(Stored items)
◆ ◆ ◆ ◆ ◆ ◆ ◆
constexpr int kS1DPark = 128;
template <typename T>
__device__ __forceinline__ void s1_park(const S1In<T>& in, T* pt, int* pi, int slot)
{
#pragma unroll
    for (int k = 0; k < 13; ++k) pt[k * kS1DPark + slot] = in.x[k];
    pt[13 * kS1DPark + slot] = in.planned; pt[14 * kS1DPark + slot] = in.lq; pt[15 * kS1DPark + slot] = in.lf;
    pt[16 * kS1DPark + slot] = in.basal; pt[17 * kS1DPark + slot] = in.bolus;
    pi[slot] = (int)in.meta; pi[kS1DPark + slot] = in.t; pi[2 * kS1DPark + slot] = in.next_meal;
}
template <typename T>
__device__ __forceinline__ S1In<T> s1_unpark(const T* pt, const int* pi, int slot)
{
    S1In<T> in;
#pragma unroll
    for (int k = 0; k < 13; ++k) in.x[k] = pt[k * kS1DPark + slot];
    in.planned = pt[13 * kS1DPark + slot]; in.lq = pt[14 * kS1DPark + slot]; in.lf = pt[15 * kS1DPark + slot];
    in.basal = pt[16 * kS1DPark + slot]; in.bolus = pt[17 * kS1DPark + slot];
    in.meta = (uint32_t)pi[slot]; in.t = pi[kS1DPark + slot]; in.next_meal = pi[2 * kS1DPark + slot];
    return in;
}

template <typename T, int MODE> constexpr bool kS1DLean = sizeof(T) == 8 && (MODE == 2 || MODE == 3);
constexpr int kLcVmin = 6, kLcVmax = 7, kLcLimits = 8, kLcHc1 = kLcLimits, kLcHc2 = kLcHc1 + 5, kLcSize = kLcHc2 + 5;
constexpr int kLcHc(int level) { return level == 1 ? kLcHc1 : kLcHc2; }
template <typename T>
__device__ __forceinline__ void pump_lconst(const T* lconst, T basal, T bolus, bool has_bolus, T& q_basal, T& q_bolus)
{
    int z = 0;
    asm volatile("" : "+v"(z));
    const T* lc = lconst + z;
    q_basal = pump_quantise(basal, lc[0], lc[1], lc[2]);
    q_bolus = lc[4] > T(0) ? lc[4] : T(0);
    if (has_bolus) q_bolus = pump_quantise(bolus, lc[3], lc[4], lc[5]);
}
template <bool REG, typename T, int STRIDE, bool EXTRA, int MODE, typename ONLEVEL>
__device__ __forceinline__ void s1_chunk(const KArgs<T>& a, T* ldp, T* lpr, T* lconst, unsigned i, const S1In<T>& in,
                                         ONLEVEL&& on_level, long long* tr, int tk)
{
    constexpr int LEVEL = MODE == 3 ? 2 : 1;
    (void)tr; (void)tk;
    S1_MARK(0);
    const BRows<T> X(a.x, a.n, kPackedRows);
    const BRows<int32_t> I(a.t, a.n, 3);
    const uint32_t meta = in.meta;
    Env<T> e;
    e.t = in.t;
    e.next_meal = in.next_meal;
    const T basal = in.basal;
    const T bolus = in.bolus;
    e.planned = in.planned; e.lq = in.lq; e.lf = in.lf;
#pragma unroll
    for (int k = 0; k < 13; ++k) e.x[k] = in.x[k];
    const uint32_t pid = T1D_META_PID(meta);
    const T planned0 = e.planned, lq0 = e.lq, lf0 = e.lf;
    e.next_meal_loaded = e.next_meal;
    e.eating = (meta & T1D_META_EATING) != 0;
    e.cursor = (int)T1D_META_CURSOR(meta);
    S1_MARK(1);
    T q_basal, q_bolus;
    if (a.flags & T1D_BATCH_NO_PUMP) {
        q_basal = basal; q_bolus = a.bolus ? bolus : T(0);
    } else {
        pump_lconst(lconst, basal, bolus, a.bolus != nullptr, q_basal, q_bolus);
    }
    const T insulin = q_basal + q_bolus;
    T meal;
    if (a.cho) {
        meal = at(a.cho, i);
        asm volatile("" : "+v"(meal));
    } else {
        meal = meal_lookup<T, true>(a, i, e);
    }
    ParsLdsS<T, STRIDE> pl{ldp, (int)pid};
    MinuteIn<T> u = eat_minute<1, T>(pl, e.x, meal, insulin, e.planned, e.lq, e.lf, e.eating);
    T f1 = T(0);
    if (MODE == 2) {
        const TierPre<T> tp = tier_pre(pl, u, e.x);
        f1 = tp.f1;
        on_level(tp.level2);
        if (tp.level2) return;
    }
    {
        const bool live0 = (meta & (T1D_META_EATING | T1D_META_PLANNED)) != 0 || (T1D_AB_FLAGS && (a.flags & 0x1000));
        const bool changed = live0 ? (e.planned != planned0 || e.lq != lq0 || e.lf != lf0) : (e.eating || e.planned > T(0));
        if (changed) {
            at(X(13), i) = e.planned; at(X(14), i) = e.lq; at(X(15), i) = e.lf;
            at(X(kRowDbar), i) = dbar_of(e.lq, e.lf);
        }
    }
    at(I(0), i) = e.t + 1;
    if (e.next_meal != e.next_meal_loaded) at(I(2), i) = e.next_meal;
    {
        const uint32_t meta1 = pid | (e.eating ? T1D_META_EATING : 0u) | (e.planned > T(0) ? T1D_META_PLANNED : 0u) | ((uint32_t)e.cursor << 16);
        if (meta1 != meta) at(I(1), i) = (int32_t)meta1;
    }
    if (EXTRA) {
        if (a.meal) at(a.meal, i) = meal;
        if (a.insulin) at(a.insulin, i) = insulin;
    }
    S1_MARK(2);
#if T1D_S1_PHASE_PRIO
    if (MODE != 3) __builtin_amdgcn_s_setprio(0);
#endif
    if (!ab_flag(a, 0x800)) {
        PropLdsS<T, STRIDE> pr{lpr, (int)pid};
        if (MODE == 1) {
            split_minute_tiered(pl, pr, u, e.x, a.n_sub);
        } else if constexpr (kS1DLean<T, MODE>) {
            ParsLdsH<T, STRIDE> ph{ldp, (int)pid};
            split_level<LEVEL, T, ParsLdsH<T, STRIDE>, decltype(pr), MODE == 2, true>(ph, pr, u, e.x, a.n_sub, f1, false, lconst + kLcHc(LEVEL));
        } else if (REG) {
            ParsReg<T> p;
#pragma unroll
            for (int k = 0; k < (int)(sizeof(kSplitPars) / sizeof(int)); ++k) p.v[kSplitPars[k]] = pl(kSplitPars[k]);
#pragma unroll
            for (int k = 0; k < 4; ++k) p.v[kSplitW(LEVEL) + k] = pl(kSplitW(LEVEL) + k);
            p.pin_split();
            split_level<LEVEL, T, ParsReg<T>, decltype(pr), MODE == 2>(p, pr, u, e.x, a.n_sub, f1);
        } else {
            split_level<LEVEL, T, ParsLdsS<T, STRIDE>, decltype(pr), MODE == 2>(pl, pr, u, e.x, a.n_sub, f1);
        }
    }
    S1_MARK(3);
#if T1D_S1_PHASE_PRIO
    __builtin_amdgcn_s_setprio(T1D_S1_PHASE_PRIO);
#endif
#pragma unroll
    for (int k = 0; k < 13; ++k) at(X(k), i) = e.x[k];
#pragma unroll
    for (int k = 0; k < 4; ++k) e.cur[k] = at(X(40 + k), i);
    T last_cgm = a.sen.st == 1 ? T(0) : (T)at(X(16), i);
    const T rp = at(X(17), i);
    S1_MARK(4);
    bool due, entered = false;
    const T noise = measure_noise<false>(a, i, e, due, &entered);
    if (entered) {
#pragma unroll
        for (int k = 0; k < 4; ++k) at(X(40 + k), i) = e.cur[k];
    }
    const T gsub = e.x[12] * pl(DP_IVG);
    bool in_range = false;
    if (due) {
        T c = gsub + noise;
        int z = 0;
        asm volatile("" : "+v"(z));
        const T vmin = lconst[kLcVmin + z], vmax = lconst[kLcVmax + z];
        in_range = vmin > T(1) && vmax < T(__builtin_huge_val());
        c = c > vmin ? c : vmin;
        c = c < vmax ? c : vmax;
        last_cgm = c;
        if (a.sen.st != 1) at(X(16), i) = c;
    }
    const T cgm_out = last_cgm, bg_out = gsub;
    at(a.cgm, i) = cgm_out; at(a.bg, i) = bg_out;
    if (!(fabs((double)e.x[12]) <= 1.0e300)) atomicOr(a.status, T1D_ST_NONFINITE);
    T l, h, r, rc = T(0);
    if (!ab_flag(a, 0x100)) {
        if (__builtin_amdgcn_ballot_w64(!in_range) == 0ull) risk_index1<1, T, true>(cgm_out, l, h, rc);
        else risk_index1<1>(cgm_out, l, h, rc);
    }
    at(a.reward, i) = rp - rc;
    at(X(17), i) = rc;
    at(a.done, i) = (bg_out < T(70) || bg_out > T(350)) ? 1 : 0;
    if (EXTRA && (a.lbgi || a.hbgi || a.risk)) {
        risk_index1<1>(bg_out, l, h, r);
        if (a.lbgi) at(a.lbgi, i) = l;
        if (a.hbgi) at(a.hbgi, i) = h;
        if (a.risk) at(a.risk, i) = r;
    }
#if T1D_S1_TRACE
    if (tr && (threadIdx.x & 63) == 0 && tk < 6) tr[tk * 8 + 5] = (long long)wall_clock64();
#endif
    S1_MARK(6);
}

struct S1NoLevel { __device__ __forceinline__ void operator()(bool) const {} };

constexpr int kImgConst = kLcLimits;
template <typename T, int NT>
__device__ __forceinline__ void s1_stage_image(const KArgs<T>& a, T* ldp, T* lconst)
{
    typedef unsigned int u32x4 __attribute__((ext_vector_type(4)));
    const int words = (DP_COUNT + a.prop_rows) * 32;
    const int units = words * (int)sizeof(T) / 16;
    const u32x4* __restrict__ src = (const u32x4*)a.img;
    u32x4* dst = (u32x4*)ldp;
    for (int j0 = 0; j0 < units; j0 += 4 * NT) {
        u32x4 v[4];
#pragma unroll
        for (int k = 0; k < 4; ++k) {
            const int j = j0 + k * NT + (int)threadIdx.x;
            v[k] = j < units ? src[j] : u32x4{0u, 0u, 0u, 0u};
        }
#pragma unroll
        for (int k = 0; k < 4; ++k) {
            const int j = j0 + k * NT + (int)threadIdx.x;
            if (j < units) dst[j] = v[k];
        }
    }
    if (threadIdx.x < kImgConst) lconst[threadIdx.x] = a.img[words + threadIdx.x];
}

template <typename T, int STRIDE>
__device__ __forceinline__ void s1_stage_tables(const KArgs<T>& a, T* ldp, T* lpr, T* lconst)
{
    for (int j = threadIdx.x; j < DP_COUNT * STRIDE; j += (int)blockDim.x) {
        const int r = j / STRIDE, c = j % STRIDE;
        ldp[j] = c < a.np ? a.dpar[r * kMaxPatients + c] : T(0);
    }
    for (int j = threadIdx.x; j < a.prop_rows * STRIDE; j += (int)blockDim.x) {
        const int r = j / STRIDE, c = j % STRIDE;
        lpr[j] = c < a.np ? a.prop[r * a.np_pad + c] : T(0);
    }
    if (threadIdx.x == 0) {
        lconst[0] = a.pump.inc_basal; lconst[1] = a.pump.min_basal; lconst[2] = a.pump.max_basal;
        lconst[3] = a.pump.inc_bolus; lconst[4] = a.pump.min_bolus; lconst[5] = a.pump.max_bolus;
        lconst[kLcVmin] = a.sen.vmin; lconst[kLcVmax] = a.sen.vmax;
    }
}

template <typename T, int STRIDE, bool EXTRA, bool TIERED>
__global__ __launch_bounds__(s1_threads<T>(), 1) void step1_kernel(const KArgs<T> a, int nchunks)
{
    T* const ldp = (T*)t1d_dyn_lds;
    T* const lpr = ldp + DP_COUNT * STRIDE;
    __shared__ int queue;
    __shared__ T lconst[kLcLimits];
    if constexpr (STRIDE == 32) s1_stage_image<T, s1_threads<T>()>(a, ldp, lconst);
    else s1_stage_tables<T, STRIDE>(a, ldp, lpr, lconst);
    if (threadIdx.x == 0) queue = 0;
    __syncthreads();
    const int per_block = (nchunks + (int)gridDim.x - 1) / (int)gridDim.x;
    const int first = (int)blockIdx.x * per_block;
    const int count = nchunks - first < per_block ? nchunks - first : per_block;
    const unsigned lane = threadIdx.x & 63u;
#if T1D_S1_TRACE
    long long* tr = (a.trace && blockIdx.x < 32) ? a.trace + (blockIdx.x * (s1_threads<T>() / 64) + threadIdx.x / 64) * 64 : nullptr;
#else
    long long* tr = nullptr;
#endif
    int tk = -1;
    for (int it = 0;; ++it) {
        int c = 0;
        if (lane == 0) c = atomicAdd(&queue, 1);
        c = __builtin_amdgcn_readfirstlane(c);
        if (c >= count) break;
        const unsigned i = (unsigned)(first + c) * 64u + lane;
        __builtin_assume(i < (1u << 28));
        ++tk;
        if ((int64_t)i < a.n) s1_chunk<!TIERED, T, STRIDE, EXTRA, TIERED ? 1 : 0>(a, ldp, lpr, lconst, i, s1_load(a, i), S1NoLevel(), tr, tk);
    }
}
◆ ◆ ◆ ◆ ◆ ◆ ◆
| WORK TO BE COMPLETED |
Write out every line from the entries where "volatile" appears.

| ANSWER SPACE |
    asm volatile("" : "+v"(z));
        asm volatile("" : "+v"(meal));
        asm volatile("" : "+v"(z));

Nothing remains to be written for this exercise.